To calculate the dynamics for the 4 different pump strengths in Fig. 2a., we define a separate MeanFieldSystem object for each pump strength. Only the gammas array needs to be modified between sets of constructor calls:

pump_ratios = [0.2, 0.4, 0.6, 0.8]
mean_field_systems = []
for ratio in pump_ratios:
    Gamma_up = ratio * Gamma_down
    # N.B. a default argument is used to avoid the late-binding closure issue
    # discussed here: https://docs.python-guide.org/writing/gotchas/#late-binding-closures
    gammas = [ lambda t: Gamma_down, lambda t, Gamma_up=Gamma_up: Gamma_up]
     # Use the same Hamiltonian, equation of motion and Lindblad operators
    system = oqupy.TimeDependentSystemWithField(H_MF,
        gammas=gammas,
        lindblad_operators=lindblad_operators)
    mean_field_system = oqupy.MeanFieldSystem(system_list=[system],
                                             field_eom=field_eom)
    mean_field_systems.append(mean_field_system)
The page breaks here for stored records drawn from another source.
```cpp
hipError_t queue_launch(const DeviceCtx* d, int algo, const sg::PlanWords& words, const sg::ScanArgs& a, const sg::TextCodes& codes,
                        double text_rate, const uint8_t (&tail)[sg::kTailRow], const uint8_t (&head)[sg::kSampleRow], const uint32_t* sample,
                        bool timed, bool* queued)
{
    *queued = false;
    if (a.s_end <= a.s_begin) return hipSuccess;
    const bool rider = !words.sparse;
    if (rider && (a.m < 8 || !sg::text_rate_streams(text_rate))) return hipSuccess;
    const sg::Route r = sg::route(algo, a.m, words, codes);
    if (r.to != sg::Launcher::hor || r.arg != 0) return hipSuccess;
    LaunchQueue& q = g_queue[d->device];
    std::lock_guard<std::mutex> lock(q.mu);
    if (!rider) ++q.launches;
    const int G = g_coalesce.load(std::memory_order_relaxed);
    if (timed || G < 2 || q.off || !sg::g_hor_multi) {
        if (!rider) ++q.passes;
        return hipSuccess;
    }
    hipError_t err = hipSuccess;
    uint32_t at = 0;
    while (at < q.nkeys && !q.keys[at].holds(a)) ++at;
    if (at == q.nkeys) {
        if (rider) return hipSuccess;
        if (q.nkeys == LaunchQueue::kKeys) {
            err = send_key(d, q, q.keys[0]);
            q.drop(0);
        }
        at = q.nkeys++;
        q.keys[at].key = a;
        q.keys[at].n = 0;
        q.keys[at].streaming = 0;
        q.keys[at].fast = false;
        q.keys[at].opened_ns = host_ns();
    }
    QueuedKey& k = q.keys[at];
    QueuedScan& qs = k.scans[k.n++];
    qs.algo = algo;
    qs.a = a;
    qs.codes = codes;
    std::memcpy(qs.tail, tail, sg::kTailRow);
    std::memcpy(qs.head, head, sg::kSampleRow);
    qs.sample = sample;
    if (rider) ++q.riders; else ++k.streaming;
    const bool sampled = pass_sampled(sample, a.m);
    const uint32_t room = sampled ? sg::kSampleWidth : sg::pass_width(a.m);
    const uint32_t long_room = sampled ? sg::kSampleLongWidth : sg::long_width(a.m);
    const uint32_t width = static_cast<uint32_t>(G) < room ? static_cast<uint32_t>(G) : room;
    const long long least = g_coalesce_long.load(std::memory_order_relaxed);
    const bool may_gather = G == sg::kPassMax && least >= 0 && a.s_end - a.s_begin >= static_cast<uint64_t>(least);
    const bool full = k.streaming >= width || k.n >= room;
    if (may_gather && full && !k.fast && k.n < long_room && !q.was_full(a)) {
        const int64_t waited = host_ns() - k.opened_ns;
        const int64_t pass_ns = pass_estimate_ns(a.s_end - a.s_begin, sampled);
        k.fast = pass_ns >= kFastLeastNs && waited >= 0 && waited / k.n * (long_room - k.n) < pass_ns;
    }
    const bool gather_on = may_gather && (k.fast || q.was_full(a));
    if (gather_on ? k.n >= long_room : full) {
        q.note_full(k.key);
        const hipError_t e = send_key(d, q, k);
        if (e != hipSuccess && err == hipSuccess) err = e;
        q.drop(at);
    }
    *queued = true;
    return err;
}

}

namespace sg {
hipError_t (*g_hor_multi)(const MultiArgs&, int, hipStream_t) = nullptr;
hipError_t (*g_hor_multi_find)(const MultiFindArgs&, int, hipStream_t) = nullptr;
hipError_t (*g_hor_sample)(const MultiArgs&, const uint32_t*, int, int, hipStream_t) = nullptr;
hipError_t (*g_sample_build)(const uint8_t*, uint64_t, uint32_t*, int, hipStream_t) = nullptr;
hipError_t (*g_hor_preload)() = nullptr;
int (*g_text_histogram)(const uint8_t*, uint64_t, unsigned long long*, int, void*) = nullptr;
hipError_t (*g_planes_edit_scan)(const PlaneEditArgs&, int, int, hipStream_t) = nullptr;
hipError_t (*g_planes_edit_find)(const PlaneEditArgs&, unsigned long long*, unsigned long long, int, int, hipStream_t) = nullptr;
hipError_t (*g_planes_editl_scan)(const PlaneEditlArgs&, int, int, hipStream_t) = nullptr;
hipError_t (*g_planes_editl_find)(const PlaneEditlArgs&, unsigned long long*, unsigned long long, int, int, hipStream_t) = nullptr;
hipError_t (*g_text_edit_scan)(const TextEditArgs&, int, hipStream_t) = nullptr;
hipError_t (*g_text_edit_find)(const TextEditArgs&, unsigned long long*, unsigned long long, int, hipStream_t) = nullptr;
hipError_t (*g_text_mis_scan)(const TextMisArgs&, int, hipStream_t) = nullptr;
hipError_t (*g_text_mis_find)(const TextMisArgs&, unsigned long long*, unsigned long long, int, hipStream_t) = nullptr;
hipError_t (*g_planes_edit_align)(const PlaneAlignArgs&, int, hipStream_t) = nullptr;
hipError_t (*g_text_edit_align)(const TextAlignArgs&, hipStream_t) = nullptr;
hipError_t (*g_planes3_pack)(const uint8_t*, uint64_t, uint32_t*, uint32_t*, uint32_t*, const uint8_t[7], hipStream_t) = nullptr;
hipError_t (*g_planes3_scan)(const Plane3Args&, int, int, hipStream_t) = nullptr;
hipError_t (*g_planes3_find)(const Plane3Args&, unsigned long long*, unsigned long long, int, int, hipStream_t) = nullptr;
}

extern "C" {

const char* smartgpu_version(void)
{
#ifdef SMARTGPU_AB
    return "smartgpu 0.2 (gfx950, A/B build)";
#else
    return "smartgpu 0.2 (gfx950)";
#endif
}
const char* smartgpu_last_error(void) { return g_error.c_str(); }

int smartgpu_device_count(void)
{
    int n = 0;
    if (hipGetDeviceCount(&n) != hipSuccess) { set_error("hipGetDeviceCount failed"); return SMARTGPU_ERR_HIP; }
    return n;
}

int smartgpu_algo_id(const char* name)
{
    if (!name) return -1;
    std::string s(name);
    for (auto& ch : s) ch = static_cast<char>(std::tolower(static_cast<unsigned char>(ch)));
    for (int i = 0; i < SMARTGPU_NUM_ALGOS; ++i)
        if (s == sg::kAlgoNames[i]) return i;
    return -1;
}

const char* smartgpu_algo_name(int algo)
{
    return (algo >= 0 && algo < SMARTGPU_NUM_ALGOS) ? sg::kAlgoNames[algo] : nullptr;
}

int smartgpu_device_sync(int device)
{
    DeviceCtx* d = device_ctx_flushed(device);
    if (!d) return SMARTGPU_ERR_HIP;
    HIP_TRY(hipStreamSynchronize(d->stream), return SMARTGPU_ERR_HIP);
    return SMARTGPU_OK;
}

static smartgpu_text* text_upload_impl(const void* host, uint64_t n, int device, bool alphabet)
{
    if (!host && n) { set_error("host pointer is NULL"); return nullptr; }
    DeviceCtx* d = nullptr;
    smartgpu_text* t = text_alloc(n, device, &d);
    if (!t) return nullptr;
    const uint8_t* src = static_cast<const uint8_t*>(host);
    uint8_t* dst = t->base + sg::kFrontPad;
    for (uint64_t done = 0; done < n;) {
        const size_t chunk = static_cast<size_t>(std::min<uint64_t>(d->pinned_bytes, n - done));
        std::memcpy(d->pinned, src + done, chunk);
        if (hipMemcpyAsync(dst + done, d->pinned, chunk, hipMemcpyHostToDevice, d->stream) != hipSuccess ||
            hipStreamSynchronize(d->stream) != hipSuccess) {
            set_error("text upload failed at byte %llu", (unsigned long long)done);
            smartgpu_text_free(t);
            return nullptr;
        }
        done += chunk;
    }
    hipStreamSynchronize(d->stream);
    if (!(alphabet ? text_alphabet(t, d) : text_no_alphabet(t, d))) { smartgpu_text_free(t); return nullptr; }
    if (alphabet) text_sample(t, d);
    return t;
}

smartgpu_text* smartgpu_text_upload(const void* host, uint64_t n, int device) { return text_upload_impl(host, n, device, true); }

smartgpu_text* smartgpu_text_upload_tiled(const void* unit, uint64_t unit_len, uint64_t phase,
                                          uint64_t n, int device)
{
    if (!unit || unit_len == 0) { set_error("empty unit"); return nullptr; }
    smartgpu_text* u = smartgpu_text_upload(unit, unit_len, device);
    if (!u) return nullptr;
    DeviceCtx* d = nullptr;
    smartgpu_text* t = text_alloc(n, device, &d);
    if (!t) { smartgpu_text_free(u); return nullptr; }
    hipError_t e = sg::launch_tile_fill(t->base + sg::kFrontPad, u->data(), unit_len, phase % unit_len, n, d->stream);
    if (e == hipSuccess) e = hipStreamSynchronize(d->stream);
    smartgpu_text_free(u);
    if (e != hipSuccess) {
        set_error("tile_fill failed: %s", hipGetErrorString(e));
        smartgpu_text_free(t);
        return nullptr;
    }
    if (!text_alphabet(t, d)) { smartgpu_text_free(t); return nullptr; }
    text_sample(t, d);
    return t;
}

smartgpu_text* smartgpu_text_generate(uint64_t seed, int sigma, uint64_t off, uint64_t n, int device)
{
    if (sigma < 2 || sigma > 256) { set_error("sigma %d outside [2,256]", sigma); return nullptr; }
    DeviceCtx* d = nullptr;
    smartgpu_text* t = text_alloc(n, device, &d);
    if (!t) return nullptr;
    hipError_t e = sg::launch_generate(t->base + sg::kFrontPad, seed, sigma, off, n, d->stream);
    if (e == hipSuccess) e = hipStreamSynchronize(d->stream);
    if (e != hipSuccess) {
        set_error("generate_text failed: %s", hipGetErrorString(e));
        smartgpu_text_free(t);
        return nullptr;
    }
    if (!text_alphabet(t, d)) { smartgpu_text_free(t); return nullptr; }
    text_sample(t, d);
    return t;
}

void smartgpu_text_free(smartgpu_text* t)
{
    if (!t) return;
    if (t->base) {
        hipSetDevice(t->device);
        if (t->device >= 0 && t->device < kMaxDevices && g_dev[t->device].ready) {
            const hipError_t e = flush_queue(&g_dev[t->device]);
            if (e != hipSuccess) set_error("text_free: a queued launch failed: %s", hipGetErrorString(e));
        }
        hipFree(t->base);
        if (t->sample) hipFree(t->sample);
    }
    delete t;
}
// ... 2453 lines not shown
```

### smart_amd/csrc/k_hors.hip

```cpp
#include "dev_common.hpp"
#include "launch_common.hpp"
#include "sample.hpp"

namespace sg {
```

We can then use compute_dynamics_with_field to compute the dynamics at each \(\Gamma_\uparrow\) for the particular initial condition using the process tensor (now in a list) calculated above:

t_list = []
n_list = []
for i, mean_field_system in enumerate(mean_field_systems):
    mean_field_dynamics = oqupy.compute_dynamics_with_field(
        process_tensor_list=[process_tensor],
        mean_field_system=mean_field_system,
        initial_state_list=[initial_state],
        initial_field=initial_field,
        start_time=0.0)
    t = mean_field_dynamics.times
    fields = mean_field_dynamics.fields
    n = np.abs(fields)**2
    t_list.append(t)
    n_list.append(n)

--> Compute dynamics with field:
100.0%   93 of   93 [########################################] 00:00:09
Elapsed time: 9.6s
--> Compute dynamics with field:
100.0%   93 of   93 [########################################] 00:00:09
Elapsed time: 9.9s
--> Compute dynamics with field:
100.0%   93 of   93 [########################################] 00:00:09
Elapsed time: 9.9s
--> Compute dynamics with field:
100.0%   93 of   93 [########################################] 00:00:08
Elapsed time: 8.7s

Finally, plotting the results:

for i,n in enumerate(n_list):
    ratio = pump_ratios[i]
    label = r'$\Gamma_\uparrow = {}\Gamma_\downarrow$'.format(pump_ratios[i])
    plt.plot(t_list[i], n_list[i], label=label)
plt.xlabel(r'$t$ (ps)')
plt.ylabel(r'$n/N$')
plt.ylim((0.0,0.15))
plt.legend(loc='upper left')

<matplotlib.legend.Legend at 0x7f848f7e88b0>

5. Summary

To summarise the classes and methods for calculating mean-field dynamics:

A Hamiltonian with time \(t\) and field \(a\) dependence is used to construct a TimeDependentSystemWithField object
One or more TimeDependentSystemWithField objects and a field equation of motion forms a MeanFieldSystem
oqupy.MeanFieldTempo.compute or .compute_dynamics_with_field (process tensor) may be used to calculate MeanFieldDynamics
MeanFieldDynamics comprises one of more system Dynamics and a set of field values fields.